### Task instructions:
As the answer, set down the lines below from the one containing "-134,11 +134,14 @@" through the one containing "static bool g_dit_resid_f16 = true;", exactly and inclusively, and no others.

(Beginning of Data shown)

@@ -1461,6 +1476,10 @@
 void attn_set_variant(int v) { if (v >= 0 && v <= 1) g_attn_variant = v; }
 static int g_attn_interleave = 0;
 void attn_set_interleave(int v) { g_attn_interleave = v != 0; }
+static int g_attn_skip_padded = 1;
+void attn_set_skip_padded(int v) { g_attn_skip_padded = v != 0; }
+static int g_attn_item_order = kAttnOrderBase;
+void attn_set_item_order(int v) { if (v >= 0 && v < kAttnOrders) g_attn_item_order = v; }
 static int g_attn_async_stage = 1;
 void attn_set_async_stage(int v) { g_attn_async_stage = v != 0; }
 static int g_wide6_min_items = 2048;
@@ -1473,7 +1492,10 @@
 
 float attn_q_scale(float scale) { return (g_attn_gen >= 2 && !g_attn_pipelined) ? scale * 1.4426950408889634f : 1.0f; }
 
-hipError_t attention_launch(const AttnArgs& p, hipStream_t s) {
+hipError_t attention_launch(const AttnArgs& args, hipStream_t s) {
+    AttnArgs p = args;
+    p.skip_padded = g_attn_skip_padded;
+    p.item_order = p.ragged ? g_attn_item_order : kAttnOrderBase;
     if (p.ragged) {
         if (p.B < 1 || p.B > kAttnMaxEntries) return hipErrorInvalidValue;
         for (int b = 0; b < p.B; ++b) {
diff --git a/3d-re-gen_amd/csrc/attn_work.h b/3d-re-gen_amd/csrc/attn_work.h
--- /dev/null
+++ b/3d-re-gen_amd/csrc/attn_work.h
@@ -0,0 +1,90 @@
+#ifndef R3G_ATTN_WORK_H
+#define R3G_ATTN_WORK_H
+
+#if defined(__HIPCC__)
+#define R3G_AW __host__ __device__ __forceinline__
+#else
+#define R3G_AW static inline
+#endif
+
+namespace r3g {
+
+constexpr int kAttnOrderBase = 0;
+constexpr int kAttnOrderLongFirst = 1;
+constexpr int kAttnOrders = 2;
+constexpr int kAttnKeyTile = 64;
+
+R3G_AW void attn_xcd_range(int nwg, int xcd, int& start, int& count) {
+    const int qn = nwg >> 3, rn = nwg & 7;
+    start = xcd < rn ? xcd * (qn + 1) : rn * (qn + 1) + (xcd - rn) * qn;
+    count = qn + (xcd < rn ? 1 : 0);
+}
+
+template <class NQ>
+R3G_AW void attn_item_base(int item, int B, NQ nq, int& eb, int& hd, int& qt) {
+    int per_head = 0;
+    for (int e = 0; e < B; ++e) per_head += nq(e);
+    hd = item / per_head;
+    int rem = item - hd * per_head;
+    eb = 0;
+    for (;;) {
+        const int n = nq(eb);
+        if (rem < n || eb + 1 >= B) break;
+        rem -= n;
+        ++eb;
+    }
+    qt = rem;
+}
+
+template <class NQ, class NK>
+R3G_AW void attn_work_decode(int order, int nwg, int orig, int B, NQ nq, NK nk, int& eb, int& hd, int& qt) {
+    int start, count;
+    attn_xcd_range(nwg, orig & 7, start, count);
+    int j = orig >> 3;
+    if (order != kAttnOrderLongFirst) {
+        attn_item_base(start + j, B, nq, eb, hd, qt);
+        return;
+    }
+    int per_head = 0;
+    for (int e = 0; e < B; ++e) per_head += nq(e);
+    int bound = 0x7fffffff;
+    for (;;) {
+        int v = -1;
+        for (int e = 0; e < B; ++e) {
+            const int k = nk(e);
+            if (k < bound && k > v) v = k;
+        }
+        if (v < 0) break;
+        int in_head = 0;
+        for (int e = 0; e < B; ++e)
+            if (nk(e) == v) in_head += nq(e);
+        auto before = [&](int x) {
+            const int h = x / per_head, r = x - h * per_head;
+            int g = 0, off = 0;
+            for (int e = 0; e < B; ++e) {
+                const int n = nq(e);
+                if (nk(e) == v) g += r - off <= 0 ? 0 : (r - off < n ? r - off : n);
+                off += n;
+            }
+            return h * in_head + g;
+        };
+        const int f0 = before(start), c = before(start + count) - f0;
+        if (j < c) {
+            const int k = f0 + j;
+            hd = k / in_head;
+            int rem = k - hd * in_head;
+            for (int e = 0; e < B; ++e) {
+                if (nk(e) != v) continue;
+                const int n = nq(e);
+                if (rem < n) { eb = e; qt = rem; return; }
+                rem -= n;
+            }
+        }
+        j -= c;
+        bound = v;
+    }
+    attn_item_base(start + (orig >> 3), B, nq, eb, hd, qt);
+}
+
+}
+#endif
diff --git a/3d-re-gen_amd/csrc/kernels.h b/3d-re-gen_amd/csrc/kernels.h
--- a/3d-re-gen_amd/csrc/kernels.h
+++ b/3d-re-gen_amd/csrc/kernels.h
@@ -134,11 +134,14 @@
     float scale;
     int q_prescaled;
     int ragged;
+    int skip_padded, item_order;
     AttnEntry ent[kAttnMaxEntries];
 };
 
 hipError_t attention_launch(const AttnArgs& p, hipStream_t s);
 float attn_q_scale(float scale);
+void attn_set_skip_padded(int v);
+void attn_set_item_order(int v);
 void attn_set_wide_min(int items);
 void attn_set_prio(int v);
 void attn_set_stamps(int on);
diff --git a/3d-re-gen_amd/csrc/model.cpp b/3d-re-gen_amd/csrc/model.cpp
--- a/3d-re-gen_amd/csrc/model.cpp
+++ b/3d-re-gen_amd/csrc/model.cpp
@@ -50,6 +50,7 @@
 static int64_t g_dit_groups = 0;
 static int g_dit_f16_fallbacks = 0;
 static bool g_dit_resid_f16 = true;
+static bool g_dit_last_block_latents_only = true;
 static bool g_skip_zero_step = true;
 static int g_flow_first_step = 0, g_flow_last_step = 1 << 30;
 
@@ -559,6 +560,11 @@
     for (int i = 0; i < c.dit_depth_single; ++i) {
         const std::string blk = fmt("model.single_blocks.%d", i);
         const float* mm = m.mod_all + m.mod_off[2 * c.dit_depth_double + i];
+        const bool lat_only = g_dit_last_block_latents_only && i == c.dit_depth_single - 1;
+        const int Mout = lat_only ? TX0 : Rall;
+        AttnArgs at_blk = at;
+        if (lat_only)
+            for (int e = 0; e < 2 * NB; ++e) at_blk.ent[e].lq = Nl;
         R3G_RC(layernorm(d.f32a, H, 0, d.xn, H, 0, Rall, 1, H, nullptr, nullptr, mm + H, mm, 0, 1e-6f, s, xfmt));
         R3G_RC(get_lin(m, blk + ".linear1", true, &l));
         QkvSplitArgs q;
@@ -577,18 +583,18 @@
             sm = m.aux;
         }
         if (overlap) {
-            R3G_RC(gemm(d.xn, H, 0, l, 3 * H, mh, d.cat + H, catld, 0, Rall, H, EPI_BF16_GELU_TANH, nullptr, 0, 1, sm));
+            R3G_RC(gemm(d.xn, H, 0, l, 3 * H, mh, d.cat + H, catld, 0, Mout, H, EPI_BF16_GELU_TANH, nullptr, 0, 1, sm));
             R3G_TRY(hipEventRecord(m.ev_join, m.aux));
         } else {
-            const GemmArgs pm = gemm_args(d.xn, H, 0, l, 3 * H, mh, d.cat + H, catld, 0, Rall, H, EPI_BF16_GELU_TANH, nullptr, 0);
+            const GemmArgs pm = gemm_args(d.xn, H, 0, l, 3 * H, mh, d.cat + H, catld, 0, Mout, H, EPI_BF16_GELU_TANH, nullptr, 0);
             hipError_t e1 = gemm_launch_qkv_mlp(pq, pm, s);
             if (e1 != hipSuccess) return hip_fail(e1, "gemm_launch_qkv_mlp");
         }
-        hipError_t e = attention_launch(at, s);
+        hipError_t e = attention_launch(at_blk, s);
         if (e != hipSuccess) return hip_fail(e, "attention_launch(dedup)");
         if (overlap) R3G_TRY(hipStreamWaitEvent(s, m.ev_join, 0));
         R3G_RC(get_lin(m, blk + ".linear2", true, &l));
-        R3G_RC(gemm(d.cat, catld, 0, l, 0, H, d.f32a, H, 0, Rall, H + mh, epi_res, mm + 2 * H, 0, 1, s));
+        R3G_RC(gemm(d.cat, catld, 0, l, 0, H, d.f32a, H, 0, Mout, H + mh, epi_res, mm + 2 * H, 0, 1, s));
     }
     const float* fm = m.mod_all + m.mod_off[2 * c.dit_depth_double + c.dit_depth_single];
     R3G_RC(layernorm(d.f32a, H, 0, d.xn, H, 0, TX0, 1, H, nullptr, nullptr, fm + H, fm, 0, 1e-6f, s, xfmt));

(End of Data shown)

### Written response:
@@ -134,11 +134,14 @@
     float scale;
     int q_prescaled;
     int ragged;
+    int skip_padded, item_order;
     AttnEntry ent[kAttnMaxEntries];
 };
 
 hipError_t attention_launch(const AttnArgs& p, hipStream_t s);
 float attn_q_scale(float scale);
+void attn_set_skip_padded(int v);
+void attn_set_item_order(int v);
 void attn_set_wide_min(int items);
 void attn_set_prio(int v);
 void attn_set_stamps(int on);
diff --git a/3d-re-gen_amd/csrc/model.cpp b/3d-re-gen_amd/csrc/model.cpp
--- a/3d-re-gen_amd/csrc/model.cpp
+++ b/3d-re-gen_amd/csrc/model.cpp
@@ -50,6 +50,7 @@
 static int64_t g_dit_groups = 0;
 static int g_dit_f16_fallbacks = 0;
 static bool g_dit_resid_f16 = true;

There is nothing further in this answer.